◆ AIM OF THE TASK
In the listing beneath this line, copy exactly the lines starting with the one containing "if (c->comm ||" and going on through the one containing "if (timed_run && ran".

***** EXTRACTED ENTRIES

static constexpr int kListBlocks = 8;
static constexpr int kEvSampleStride = 4;
static int run_batch(symmicp_ctx *c, int want, float *diffs_before, int *n_done, bool *small_step)
{
    *n_done = 0;
    *small_step = false;
    if (want > symmicp_ctx::kRing - 1) want = symmicp_ctx::kRing - 1;
    if (want <= 0) return SYMMICP_OK;
    const bool incr = resolved_apply(c->cfg) == SYMMICP_APPLY_INCREMENTAL;
    const bool tree = c->cfg.corr == SYMMICP_CORR_TREE;
    LoopConfig lc{};
    lc.mode = c->cfg.mode; lc.fixed_iters = c->cfg.fixed_iters; lc.max_iters = c->iters + want; lc.incremental = incr ? 1 : 0; lc.tree = tree ? 1 : 0;
    lc.diff_threshold = c->cfg.diff_threshold; lc.eps_rotation = c->cfg.eps_rotation; lc.eps_translation = c->cfg.eps_translation;
    lc.nrm_w = (c->cfg.mode == SYMMICP_MODE_QUIRKS) ? 1.0f : 0.0f;
    for (int k = 0; k < 3; k++) lc.pivot[k] = c->pivot[k];
    lc.uncertified_limit = 4 * loop_scan_limit(c->n_s_total);
    const bool no_stage = c->sw.no_loop_stragglers;
    bool stragglers = tree && c->last_list_len > 0 && !no_stage;
    lc.list_limit = kLoopListLimit;
    const int cert_mode = (tree && c->cert && !c->sw.no_cert && !c->cert_pass_failed) ? c->sw.cert_pass : 0;
    if (cert_mode == 2) stragglers = false;
    bool cert_chunk = false;
    uint8_t pass_kernel[symmicp_ctx::kRing] = {};
    if (lc.max_iters > c->cfg.max_iters) lc.max_iters = c->cfg.max_iters;
    const int it0 = c->iters;
    const long long list0 = c->last_list_len, scans0 = c->last_scans;
    LoopState ls{};
    std::memcpy(ls.X, c->X, sizeof(ls.X));
    for (int k = 0; k < 12; k++) ls.Xapply.m[k] = c->X[k];
    ls.Xapply.nrm_w = lc.nrm_w;
    ls.iters = it0;
    *c->h_loop = ls;
    symmicp_sums last0{};
    if (c->loop_log_on) {
        last0 = c->last;
        c->h_ring[it0 % symmicp_ctx::kRing].solved = 0;
    }
    HIP_TRY(c, hipMemcpyAsync(c->d_loop, c->h_loop, sizeof(LoopState), hipMemcpyHostToDevice, c->stream));
    PassArgs a{};
    fill_pass_args(c, a, RejectArgs{}, c->X, incr, incr, false);
    a.loop = c->d_loop;
    int blocks;
    bool vec4 = false;
    if (tree) {
        const int fb = c->sw.fused_blocks;
        const int tiles = (int)((c->n_loc + kPassThreads - 1) / kPassThreads);
        blocks = tiles < fb ? tiles : fb;
        if (blocks < 1) blocks = 1;
    } else {
        vec4 = (c->n_loc % 4 == 0) && (c->n_t % 4 == 0) && (c->src_off % 4 == 0);
        const int id_cap = c->sw.id_blocks;
        const int nb = (int)(((vec4 ? c->n_loc / 4 : c->n_loc) + kPassThreads - 1) / kPassThreads);
        blocks = nb < id_cap ? (nb > 0 ? nb : 1) : id_cap;
    }
    const int fused_blocks_full = blocks;
    c->pass_blocks = blocks;
    uint32_t *counters = tree ? c->wl_count : nullptr;
    const bool timed_run = c->timing == 1 || c->timing == 3;
    const int ev_stride = c->timing == 3 ? kEvSampleStride : 1;
    if (timed_run && c->ev_used + want > symmicp_ctx::kEvRing) flush_events(c);
    const bool one_piece = lc.fixed_iters && !(lc.eps_rotation > 0.f && lc.eps_translation > 0.f);
    int enq = 0, n_stage = 0;
    constexpr int kCertHeads = 3;
    int heads_left = (one_piece && !stragglers && cert_mode == 1 && c->sw.cert_head > 0) ? kCertHeads : 0;
    auto plan_chunk = [&](long long list_len, long long scans, int left, int prev) -> int {
        cert_chunk = cert_mode == 2 || (cert_mode == 1 && !stragglers && list_len == 0 && scans == 0);
        if (stragglers) return 4;
        if (!one_piece) return prev ? 2 * prev : 4;
        if (!cert_chunk && heads_left > 0 && left > c->sw.cert_head) { heads_left--; return c->sw.cert_head; }
        return left;
    };
    int chunk = plan_chunk(c->last_list_len, c->last_scans, want, 0);
    bool first_chunk = true;
    while (enq < want) {
        const int nq = (want - enq < chunk) ? want - enq : chunk;
        const int it_before = first_chunk ? it0 : c->h_loop->iters;
        const int ev_used0 = c->ev_used;
        const int fused_blocks = (stragglers && fused_blocks_full + kListBlocks > 512) ? 512 - kListBlocks : fused_blocks_full;
        blocks = fused_blocks + (stragglers ? kListBlocks : 0);
        a.partial_cols = stragglers ? (uint32_t)blocks : 0u;
        a.partial_col0 = (uint32_t)fused_blocks;
        lc.walk_in_loop = stragglers ? 1 : 0;
        if (first_chunk) launch_reduce_solve(c->partials, blocks, c->d_sums, 2, c->d_loop, lc, c->h_ring_dev, symmicp_ctx::kRing, counters, c->stream);
        for (int p = 0; p < nq; p++) {
            hipEvent_t *ev = nullptr;
            if (timed_run && (enq + p) % ev_stride == 0 && c->ev_used < symmicp_ctx::kEvRing) {
                ev = c->ev + c->ev_used * symmicp_ctx::kEvPer;
                c->ev_split[c->ev_used] = 1;
                c->ev_weight[c->ev_used] = 1;
                hipEventRecord(ev[0], c->stream);
            }
            if (tree) {
                pass_kernel[(it_before + 1 + p) % symmicp_ctx::kRing] = cert_chunk ? 1 : 0;
                if (cert_chunk) launch_pass_certified(a, c->ix, c->wl, fused_blocks, c->stream);
                else launch_pass_fused(a, c->ix, c->wl, fused_blocks, c->stream);
                if (stragglers) launch_loop_stragglers(a, c->ix, c->wl, kListBlocks, c->sw.tune, c->stream);
            }
            else launch_pass_identity(a, c->tgt, blocks, vec4, c->stream);
            if (ev) { hipEventRecord(ev[4], c->stream); c->ev_used++; }
            if (c->comm || blocks > 512) {
                launch_final_reduce(c->partials, blocks, c->d_sums, nullptr, c->ticket, 0ull, counters, 0, c->stream);
                if (c->comm) {
                    if (ev) { hipEventRecord(ev[6], c->stream); c->ev_coll[c->ev_used - 1] = 1; }
                    int r = g_rccl.AllReduce(c->d_sums, c->d_sums, kNSum, kNcclFloat64, kNcclSum, c->comm, c->stream);
                    if (r != 0) {
                        (void)hipStreamSynchronize(c->stream);
                        c->begun = false;
                        c->ev_used = 0;
                        return fail(c, SYMMICP_ERR_COMM, std::string("ncclAllReduce: ") + (g_rccl.GetErrorString ? g_rccl.GetErrorString(r) : "?"));
                    }
                    if (ev) hipEventRecord(ev[7], c->stream);
                }
                launch_reduce_solve(c->partials, blocks, c->d_sums, 1, c->d_loop, lc, c->h_ring_dev, symmicp_ctx::kRing, counters, c->stream);
            } else {
                launch_reduce_solve(c->partials, blocks, c->d_sums, 0, c->d_loop, lc, c->h_ring_dev, symmicp_ctx::kRing, counters, c->stream);
            }
        }
        const unsigned long long seq = ++c->batch_seq;
        launch_loop_end(c->d_loop, c->h_loop_dev, c->h_done_dev, seq, c->stream);
        if (int st = wait_for_word(c, c->h_done, seq, 60.0, "batch finished without publishing its end flag")) return st;
        enq += nq;
        first_chunk = false;
        const int ran = (c->h_loop->iters - it_before) + (c->h_loop->reason == LOOP_REDO_PASS ? 1 : 0);
        if (timed_run && ran >= 0) {
            int sampled_ran = 0;
            for (int p = 0; p < ran && p < nq; p++) {
                if ((enq - nq + p) % ev_stride != 0) continue;
                if (ev_used0 + sampled_ran < symmicp_ctx::kEvRing) {
                    const int left = (ran < nq ? ran : nq) - p;
                    c->ev_weight[ev_used0 + sampled_ran] = left < ev_stride ? left : ev_stride;
                }
                sampled_ran++;
            }
            if (ev_used0 + sampled_ran < c->ev_used) c->ev_used = ev_used0 + sampled_ran;
        }
        if (stragglers) n_stage += c->h_loop->iters - it_before;
        if (c->h_loop->stop) break;
        if (tree && !no_stage) {
            stragglers = false;
            for (int k = it_before + 1; k <= c->h_loop->iters; k++) stragglers = stragglers || c->h_ring[k % symmicp_ctx::kRing].list_len > 0;
        }
        if (cert_mode == 2) stragglers = false;
        const LoopRecord &lr = c->h_ring[c->h_loop->iters % symmicp_ctx::kRing];
        chunk = plan_chunk(lr.list_len, lr.reserved, want - enq, chunk);
    }
    const LoopState &hl = *c->h_loop;
    const int it1 = hl.iters;
    if (it1 < it0 || it1 > it0 + want) return fail(c, SYMMICP_ERR_HIP, "device loop state out of range");
    for (int k = it0; k < it1; k++) diffs_before[k - it0] = (k == it0) ? (float)c->last.s[33] : (float)c->h_ring[k % symmicp_ctx::kRing].sums[33];
    if (it1 > it0) {
        std::memcpy(c->last.s, c->h_ring[it1 % symmicp_ctx::kRing].sums, sizeof(double) * kNSum);
        std::memcpy(c->X, c->h_ring[(it1 - 1) % symmicp_ctx::kRing].X, sizeof(float) * 16);
        c->st.passes += it1 - it0;
        c->st.loop_passes += it1 - it0;
        c->st.loop_straggler_passes += n_stage;
    }
    if (c->loop_log_on) {
        for (int k = it0; k <= it1; k++) {
            const LoopRecord &r = c->h_ring[k % symmicp_ctx::kRing];
            symmicp_loop_log_entry e{};
            std::memcpy(e.sums, k == it0 ? last0.s : r.sums, sizeof(e.sums));
            std::memcpy(e.increment, r.increment, sizeof(e.increment));
            std::memcpy(e.X, r.X, sizeof(e.X));
            e.rcond = r.rcond; e.iter = k; e.status = r.status; e.solved = r.solved; e.list_len = k == it0 ? 0 : r.list_len;
            e.reason = hl.reason; e.batch = c->loop_log_batches;
            e.reserved = k == it0 ? 0 : pass_kernel[k % symmicp_ctx::kRing];
            if (k == it1 && hl.reason == LOOP_REDO_PASS && pass_kernel[(it1 + 1) % symmicp_ctx::kRing]) e.reserved |= 0x100;
            if (!e.solved) { std::memset(e.increment, 0, sizeof(e.increment)); std::memset(e.X, 0, sizeof(e.X)); e.rcond = 0.f; e.status = -1; }
            c->loop_log.push_back(e);
        }
        c->loop_log_batches++;
    }
// ... 240 lines not shown
    HIP_TRY(c, hipSetDevice(c->device));
    const size_t b_sums = sizeof(symmicp_sums) * n, b_f3 = sizeof(float) * 3 * n, b_16 = sizeof(float) * 16 * n;
    const size_t o_piv = b_sums, o_xin = o_piv + 16, o_st = o_xin + b_16, o_pb = o_st + 4 * n, o_qb = o_pb + b_f3, o_a = o_qb + b_f3, o_t = o_a + b_f3,
                 o_rc = o_t + b_f3, o_out = o_rc + 4 * n, o_xo = o_out + b_16, total = o_xo + b_16;
    char *d = nullptr;
    HIP_TRY(c, hipMalloc((void **)&d, total));
    float piv[4] = {0.f, 0.f, 0.f, 0.f};
    if (pivot) for (int k = 0; k < 3; k++) piv[k] = pivot[k];
    int st = SYMMICP_OK;
    if (hipMemcpy(d, sums, b_sums, hipMemcpyHostToDevice) != hipSuccess || hipMemcpy(d + o_piv, piv, 16, hipMemcpyHostToDevice) != hipSuccess ||
        (X_in16 && hipMemcpy(d + o_xin, X_in16, b_16, hipMemcpyHostToDevice) != hipSuccess))
        st = fail(c, SYMMICP_ERR_HIP, "probe: upload");
    if (st == SYMMICP_OK) {
        launch_solve_probe(mode, exact_rc, (const symmicp_sums *)d, (int)n, (const float *)(d + o_piv), X_in16 ? (const float *)(d + o_xin) : nullptr,
                           (int32_t *)(d + o_st), (float *)(d + o_pb), (float *)(d + o_qb), (float *)(d + o_a), (float *)(d + o_t), (float *)(d + o_rc),
                           (float *)(d + o_out), (float *)(d + o_xo), c->stream);
        if (hipGetLastError() != hipSuccess || hipStreamSynchronize(c->stream) != hipSuccess) st = fail(c, SYMMICP_ERR_HIP, "probe: kernel");
    }
    if (st == SYMMICP_OK) {
        const struct { size_t off, bytes; void *dst; } back[] = {{o_st, 4 * n, status}, {o_pb, b_f3, pbar}, {o_qb, b_f3, qbar}, {o_a, b_f3, a}, {o_t, b_f3, t},
                                                              {o_rc, 4 * n, rcond}, {o_out, b_16, out16}, {o_xo, X_in16 ? b_16 : 0, X_out16}};
        for (const auto &b : back)
            if (b.bytes && hipMemcpy(b.dst, d + b.off, b.bytes, hipMemcpyDeviceToHost) != hipSuccess) { st = fail(c, SYMMICP_ERR_HIP, "probe: read back"); break; }
    }
    (void)hipFree(d);
    return st;
}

**********

◆ RESPONSE
            if (c->comm || blocks > 512) {
                launch_final_reduce(c->partials, blocks, c->d_sums, nullptr, c->ticket, 0ull, counters, 0, c->stream);
                if (c->comm) {
                    if (ev) { hipEventRecord(ev[6], c->stream); c->ev_coll[c->ev_used - 1] = 1; }
                    int r = g_rccl.AllReduce(c->d_sums, c->d_sums, kNSum, kNcclFloat64, kNcclSum, c->comm, c->stream);
                    if (r != 0) {
                        (void)hipStreamSynchronize(c->stream);
                        c->begun = false;
                        c->ev_used = 0;
                        return fail(c, SYMMICP_ERR_COMM, std::string("ncclAllReduce: ") + (g_rccl.GetErrorString ? g_rccl.GetErrorString(r) : "?"));
                    }
                    if (ev) hipEventRecord(ev[7], c->stream);
                }
                launch_reduce_solve(c->partials, blocks, c->d_sums, 1, c->d_loop, lc, c->h_ring_dev, symmicp_ctx::kRing, counters, c->stream);
            } else {
                launch_reduce_solve(c->partials, blocks, c->d_sums, 0, c->d_loop, lc, c->h_ring_dev, symmicp_ctx::kRing, counters, c->stream);
            }
        }
        const unsigned long long seq = ++c->batch_seq;
        launch_loop_end(c->d_loop, c->h_loop_dev, c->h_done_dev, seq, c->stream);
        if (int st = wait_for_word(c, c->h_done, seq, 60.0, "batch finished without publishing its end flag")) return st;
        enq += nq;
        first_chunk = false;
        const int ran = (c->h_loop->iters - it_before) + (c->h_loop->reason == LOOP_REDO_PASS ? 1 : 0);
        if (timed_run && ran >= 0) {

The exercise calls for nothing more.